Un paseo cotidiano

Maridaje recomendado: Escocés con fluoxetina

Por: Mauricio Orellana Suárez* 

Presentamos el cuento «Un paseo cotidiano» del escritor salvadoreño Mauricio Orellana Suárez, Premio Centroamericano de Novela Mario Monteforte Toledo 2011. Este relato está incluido en el libro «Sonrisa artificial», editado en 2019 por el Proyecto Editorial La Chifurnia.

 

Hace mucho tiempo él era como un perro de segundo piso acostumbrado al vértigo de la escalera, alerta y bien dispuesto; pero hoy, como todos los días desde hace semanas, me toca espabilarlo, estirarlo, hacerlo bostezar y sacarlo a la fuerza de la cama entre los sonidos incesantes de la alarma repetida del despertador. Siento en el alma como mío ese desgano creciente que se le ha pegado como sarna y no lo deja en paz.

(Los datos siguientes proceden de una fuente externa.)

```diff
@@ -42,8 +42,8 @@
             bm |= (hit ? 1u : 0u) << (31 - b);
         }
         if (valid && oi != oj) {
-            if (!fi && (oi == i || oj == i)) { a1i = (oi == i) ? oj : oi; fi = true; }
-            if (!fj && (oi == j || oj == j)) { a1j = (oi == j) ? oj : oi; fj = true; }
+            if (!fi && (oi == i || oj == i)) { a1i = (oi == i) ? oj : oi; offi = b < 31 ? b + 1 : 0; fi = true; }
+            if (!fj && (oi == j || oj == j)) { a1j = (oi == j) ? oj : oi; offj = b < 31 ? b + 1 : 0; fj = true; }
         }
     }
     SlotRec2 r;
@@ -52,7 +52,10 @@
     float lu = 0.f;
     if (s + 1 < nslots) lu = (float)slot_logU(words, (unsigned)(s + 1));
     r.lu_next = __float_as_uint(lu);
-    r.alts = (a1i & 0xffu) | ((a1j & 0xffu) << 8);
+    const bool kj = offi == 0u || (offj != 0u && offj < offi);
+    const uint32_t off = i == j ? 0u : kj ? offj : offi;
+    const bool sw = kj ? a1j == i : a1i == j;
+    r.alts = (a1i & 0xffu) | ((a1j & 0xffu) << 8) | (off << 16) | ((kj ? 1u : 0u) << 24) | ((sw ? 1u : 0u) << 25);
     rec[s] = r;
 }
 
@@ -66,6 +69,21 @@
     const bool dec_lp = fabsf(lp) > eps;
     acc = ge0 || (dec_lp && d > mar);
     undecided = !(ge0 || (dec_lp && fabsf(d) > mar));
+}
+
+__device__ __forceinline__ void w2_filter_pm(float d_i, float f_ij, float d_j, float f_ji, float e0, float lu,
+                                             bool &ge0, bool &acc, bool &undecided, bool &ge0n, bool &accn, bool &undecidedn) {
+    const float lp = (d_i - f_ij) + (d_j - f_ji);
+    const float eps = fmaf(fabsf(f_ij) + fabsf(f_ji), 3.2e-5f, e0);
+    ge0 = lp > eps;
+    ge0n = -lp > eps;
+    const float d = lp - lu, dn = -lp - lu;
+    const float mar = fmaf(fabsf(lp) + fabsf(lu), 1.3e-7f, eps);
+    const bool dec_lp = fabsf(lp) > eps;
+    acc = ge0 || (dec_lp && d > mar);
+    accn = ge0n || (dec_lp && dn > mar);
+    undecided = !(ge0 || (dec_lp && fabsf(d) > mar));
+    undecidedn = !(ge0n || (dec_lp && fabsf(dn) > mar));
 }
 
 struct __align__(8) W2Replica {
@@ -135,8 +153,28 @@
     return acc ? 2u : 0u;
 }
 
+__device__ __forceinline__ unsigned w2_shl(unsigned x, unsigned n) {
+    unsigned y;
+    asm("shl.b32 %0, %1, %2;" : "=r"(y) : "r"(x), "r"(n));
+    return y;
+}
+
+__device__ __forceinline__ unsigned w2_visited(unsigned Gw) {
+    const unsigned X = ~Gw;
+    const unsigned starts = X & ~(X << 1);
+    const unsigned SE = starts & 0x55555555u, SO = starts & 0xAAAAAAAAu;
+    const unsigned sumE = X + SE, sumO = X + SO;
+    return ~((((sumE ^ X) & ~SE) & 0xAAAAAAAAu) | (((sumO ^ X) & ~SO) & 0x55555555u));
+}
+
+__device__ __forceinline__ unsigned w2_sel(bool p, unsigned a, unsigned b) {
+    unsigned y;
+    asm("{ .reg .pred q; setp.ne.u32 q, %1, 0; selp.b32 %0, %2, %3, q; }" : "=r"(y) : "r"((unsigned)p), "r"(a), "r"(b));
+    return y;
+}
+
 #define W2_THREADS 128
-__global__ void __launch_bounds__(W2_THREADS) k_mix_walk2(const SlotRec2 *__restrict__ rec, const uint32_t *__restrict__ words,
+__global__ void __launch_bounds__(W2_THREADS, 1) k_mix_walk2(const SlotRec2 *__restrict__ rec, const uint32_t *__restrict__ words,
                                                   unsigned nslots, const double *__restrict__ u, int K, int logK,
                                                   int *__restrict__ perm_g, uint32_t *__restrict__ slot_log,
                                                   const unsigned char *__restrict__ filt,
@@ -206,12 +244,14 @@
         const uint2 pr = w2_lds64((unsigned)__cvta_generic_to_shared((const void *)&s_ptrs[1]));
         const unsigned long long slot_log_r = ((unsigned long long)pl.y << 32) | pl.x;
         const uint4 *recs_r = (const uint4 *)(((unsigned long long)pr.y << 32) | pr.x);
-        unsigned bmA, neqA, rowiA, rowjA, repiA, repjA;
+        unsigned bmA, neqA, rowiA, rowjA, repiA, repjA, repakA, altsA;
         float luA, epsA;
-        unsigned iB, jB, repiB, repjB;
+        unsigned iB, jB, repiB, repjB, repakB;
+        auto rep_ak = [&](unsigned alts) { return rep_base + (((alts >> ((alts >> 21) & 8u)) & 0xffu) << 3); };
         auto ahead = [&](const uint4 q) {
             iB = q.x & 0xffffu; jB = q.x >> 16;
             repiB = rep_base + (iB << 3); repjB = rep_base + (jB << 3);
+            repakB = rep_ak(q.w);
         };
         auto derive = [&](const uint4 q, unsigned &bm, float &lu, float &eps, unsigned &neq, unsigned &rowi, unsigned &rowj,
                           unsigned &repi, unsigned &repj) {
@@ -226,25 +266,36 @@
         w2_cp_async_commit();
         w2_cp_async_wait<0>();
         __syncwarp();
-        derive(w2_lds128(ring_base + ((sA & (W2_RING - 1)) << 4)), bmA, luA, epsA, neqA, rowiA, rowjA, repiA, repjA);
+        {
+            const uint4 q = w2_lds128(ring_base + ((sA & (W2_RING - 1)) << 4));
+            derive(q, bmA, luA, epsA, neqA, rowiA, rowjA, repiA, repjA);
+            repakA = rep_ak(q.w); altsA = q.w;
+        }
         unsigned ridxB = (sA + 32u) & (W2_RING - 1);
         uint4 qB = w2_lds128(ring_base + (ridxB << 4));
         ahead(qB);
         uint2 ei = w2_lds64(repiA), ej = w2_lds64(repjA);
-        unsigned p_cm = 0, p_below = 0, p_chg = 0, p_entry = 0;
-        float f_ij = 0.f, f_ji = 0.f;
+        unsigned sak = w2_lds32(repakA);
+        unsigned p_cm = 0, p_below = 0, p_chg = 0, p_fwd = 0, p_entry = 0, p_sti = 0, p_stj = 0;
+        float p_dgi = 0.f, p_dgj = 0.f;
         auto commit = [&]() {
             const unsigned p_advance = (unsigned)__popc(p_below);
             const unsigned bit = 1u << w;
             const bool p_mine = (p_cm & bit) != 0u;
             const bool p_swaps = (p_cm & bit & p_chg) != 0u;
             const bool p_promoted = (p_below & bit) != 0u;
-            if (p_swaps) {
-                w2_sts64(repiA, ej.x, __float_as_uint(f_ij));
-                w2_sts64(repjA, ei.x, __float_as_uint(f_ji));
+            if (p_swaps && p_fwd == 0u) {
+                w2_sts64(repiA, p_sti, __float_as_uint(p_dgi));
+                w2_sts64(repjA, p_stj, __float_as_uint(p_dgj));
+            }
+            __syncwarp();
+            if (p_swaps && p_fwd != 0u) {
+                w2_sts64(repiA, p_sti, __float_as_uint(p_dgi));
+                w2_sts64(repjA, p_stj, __float_as_uint(p_dgj));
             }
             __syncwarp();
             const uint2 ein = w2_lds64(p_promoted ? repiB : repiA), ejn = w2_lds64(p_promoted ? repjB : repjA);
+            const unsigned sakn = w2_lds32(p_promoted ? repakB : repakA);
             if (p_mine)
                 asm volatile("st.global.u32 [%0], %1;" ::"l"(slot_log_r + 4ull * sA), "r"(p_entry) : "memory");
             if (p_promoted) {
@@ -253,6 +304,7 @@
                 epsA = iB != jB ? eps_rows : -1e30f;
                 rowiA = img_base + iB * row_bytes; rowjA = img_base + jB * row_bytes;
                 repiA = repiB; repjA = repjB;
+                repakA = repakB; altsA = qB.w;
                 sA += 32u;
                 w2_cp_async16(ring_base + (((ridxB - 32u) & (W2_RING - 1)) << 4), recs_r + (sA + 480u));
                 ridxB = (ridxB + 32u) & (W2_RING - 1);
@@ -264,6 +316,7 @@
             rem -= __popc(p_cm);
             ei = ein;
             ej = ejn;
+            sak = sakn;
             w = (w - p_advance) & 31u;
         };
         unsigned Cw = 0;
@@ -276,33 +329,52 @@
                 commit();
                 rounds++;
                 const unsigned si = ei.x, sj = ej.x;
-                f_ij = w2_image_at(rowiA + 2u * sj, rowiA + lo_off + sj);
-                f_ji = w2_image_at(rowjA + 2u * si, rowjA + lo_off + si);
-                const float e0 = fmaf(fabsf(__uint_as_float(ei.y)) + fabsf(__uint_as_float(ej.y)), 3.2e-5f, epsA);
+                const float d_i = __uint_as_float(ei.y), d_j = __uint_as_float(ej.y);
+                const float f_ij = w2_image_at(rowiA + 2u * sj, rowiA + lo_off + sj);
+                const float f_ji = w2_image_at(rowjA + 2u * si, rowjA + lo_off + si);
+                const float x_i = w2_image_at(rowiA + 2u * sak, rowiA + lo_off + sak);
+                const float x_j = w2_image_at(rowjA + 2u * sak, rowjA + lo_off + sak);
+                const float e0 = fmaf(fabsf(d_i) + fabsf(d_j), 3.2e-5f, epsA);
                 w2_cp_async_wait<8>();
                 ahead(qB);
-                bool ge0, acc, undecided;
-                w2_filter(__uint_as_float(ei.y), f_ij, __uint_as_float(ej.y) + bias, f_ji, e0, luA, ge0, acc, undecided);
-                const unsigned und = undecided ? 1u : 0u;
+                const bool kj = (altsA >> 24) & 1u;
+                const float fd_i = __uint_as_float(w2_sel(kj, __float_as_uint(d_i), __float_as_uint(x_i)));
+                const float ff_ij = __uint_as_float(w2_sel(kj, __float_as_uint(x_i), __float_as_uint(f_ij)));
+                const float fd_j = __uint_as_float(w2_sel(kj, __float_as_uint(x_j), __float_as_uint(d_j)));
+                const float ff_ji = __uint_as_float(w2_sel(kj, __float_as_uint(f_ji), __float_as_uint(x_j)));
+                const bool sw = (altsA >> 25) & 1u;
+                bool g0, a0, u0, gf, af, uf;
+                {
+                    bool g1, a1, u1, g2, a2, u2;
+                    w2_filter_pm(d_i, f_ij, d_j + bias, f_ji, e0, luA, g0, a0, u0, g2, a2, u2);
+                    w2_filter(fd_i, ff_ij, fd_j, ff_ji, fmaf(fabsf(fd_i) + fabsf(fd_j), 3.2e-5f, epsA), luA, g1, a1, u1);
+                    gf = sw ? g2 : g1; af = sw ? a2 : a1; uf = sw ? u2 : u1;
+                }
+                const unsigned T = injected ? 0u : w2_shl(1u, 32u - ((altsA >> 16) & 0xffu));
+                const unsigned G0 = __ballot_sync(0xffffffffu, g0);
+                const unsigned A0 = __ballot_sync(0xffffffffu, a0 && neqA != 0u);
+                const unsigned VA0 = w2_visited(__funnelshift_r(G0, G0, r)) & __funnelshift_r(A0, A0, r);
+                const unsigned S0 = w2_shl(VA0, 32u - w) & bmA;
+                const bool fwd0 = S0 != 0u && S0 == T, bad0 = S0 != 0u && !fwd0;
+                const bool ge0 = fwd0 ? gf : g0, acc = fwd0 ? af : a0;
                 const bool changes = acc && neqA != 0u;
                 const unsigned G = __ballot_sync(0xffffffffu, ge0);
                 const unsigned A = __ballot_sync(0xffffffffu, changes);
-                const unsigned Gw = __funnelshift_r(G, G, r), Aw = __funnelshift_r(A, A, r);
-                const unsigned X = ~Gw;
-                const unsigned starts = X & ~(X << 1);
-                const unsigned SE = starts & 0x55555555u, SO = starts & 0xAAAAAAAAu;
-                const unsigned sumE = X + SE, sumO = X + SO;
-                const unsigned skip = (((sumE ^ X) & ~SE) & 0xAAAAAAAAu) | (((sumO ^ X) & ~SO) & 0x55555555u);
-                const unsigned V = ~skip;
-                const unsigned VA = V & Aw;
-                unsigned earlier;
-                asm("shl.b32 %0, %1, %2;" : "=r"(earlier) : "r"(VA), "r"(32u - w));
-                const unsigned C = __ballot_sync(0xffffffffu, ((earlier & bmA) | und) != 0u);
-                Cw = (__funnelshift_r(C, C, r) | (X & 0x80000000u)) & V;
+                const unsigned F = __ballot_sync(0xffffffffu, fwd0);
+                const unsigned Gw = __funnelshift_r(G, G, r), Aw = __funnelshift_r(A, A, r), Fw = __funnelshift_r(F, F, r);
+                const unsigned V = w2_visited(Gw);
+                const unsigned S1 = w2_shl(V & Aw, 32u - w) & bmA;
+                const bool fwd1 = S1 != 0u && S1 == T && (S1 & w2_shl(Fw, 32u - w)) == 0u, bad1 = S1 != 0u && !fwd1;
+                const unsigned C = __ballot_sync(0xffffffffu, bad0 || bad1 || fwd0 != fwd1 || (fwd1 ? uf : u0));
+                Cw = (__funnelshift_r(C, C, r) | (~Gw & 0x80000000u)) & V;
                 const unsigned low = Cw & (0u - Cw);
                 const unsigned below = low - 1u;
-                p_cm = V & below; p_below = below; p_chg = changes ? 0xffffffffu : 0u;
-                p_entry = (sj * (1u << LOG_STATE_BITS) + si) | (acc ? (1u << 31) | (1u << LOG_ACC_BIT) : (1u << 31));
+                p_cm = V & below; p_below = below; p_chg = changes ? 0xffffffffu : 0u; p_fwd = fwd0 ? 1u : 0u;
+                p_sti = w2_sel(fwd0, w2_sel(sw, si, w2_sel(kj, sak, sj)), sj);
+                p_stj = w2_sel(fwd0, w2_sel(sw, sj, w2_sel(kj, si, sak)), si);
+                p_dgi = __uint_as_float(w2_sel(fwd0, w2_sel(sw, __float_as_uint(d_i), __float_as_uint(ff_ij)), __float_as_uint(f_ij)));
+                p_dgj = __uint_as_float(w2_sel(fwd0, w2_sel(sw, __float_as_uint(d_j), __float_as_uint(ff_ji)), __float_as_uint(f_ji)));
+                p_entry = (p_sti * (1u << LOG_STATE_BITS) + p_stj) | (acc ? (1u << 31) | (1u << LOG_ACC_BIT) : (1u << 31));
             } while (--quota != 0u && (Cw & 1u) == 0u);
             const bool was_injected = injected;
             luA = was_injected ? lu_saved : luA;
@@ -334,8 +406,9 @@
                 rounds++;
                 bool ge0 = false, acc = false;
                 const unsigned si = ei.x, sj = ej.x;
-                f_ij = w2_image_at(rowiA + 2u * sj, rowiA + lo_off + sj);
-                f_ji = w2_image_at(rowjA + 2u * si, rowjA + lo_off + si);
+                p_dgi = w2_image_at(rowiA + 2u * sj, rowiA + lo_off + sj);
+                p_dgj = w2_image_at(rowjA + 2u * si, rowjA + lo_off + si);
+                p_sti = sj; p_stj = si; p_fwd = 0u;
                 if (w == 0u) {
                     const unsigned ij = rec[sA].ij;
                     const unsigned rowi = (ij & 0xffffu) << logK, rowj = (ij >> 16) << logK;
```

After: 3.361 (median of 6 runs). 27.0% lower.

Ojalá algo tan físico como la sarna fuera. La verdad es que está quebrado por dentro, se le siente en lo flojo de las coyunturas, en el unto de un suave sebo que destila el desfallecimiento característico de sus inermes días sin propósito, y que hace aún más difícil la tarea de alzarlo al menos un poco por encima de la asfixia que se instala en sus fosas nasales de zombi. Desnudo da lástima: hay que ver el estropajo en que se han transformado sus cueros, antes espléndidos. Da lástima, pero alguien tiene que hacer la tarea, alguien debe desvestirlo, dejarlo bajo la ducha al menos una vez al tiempo, restregarlo con jabón, sacarle el hedor, a veces masturbarlo y luego secarlo con más paciencia que toalla.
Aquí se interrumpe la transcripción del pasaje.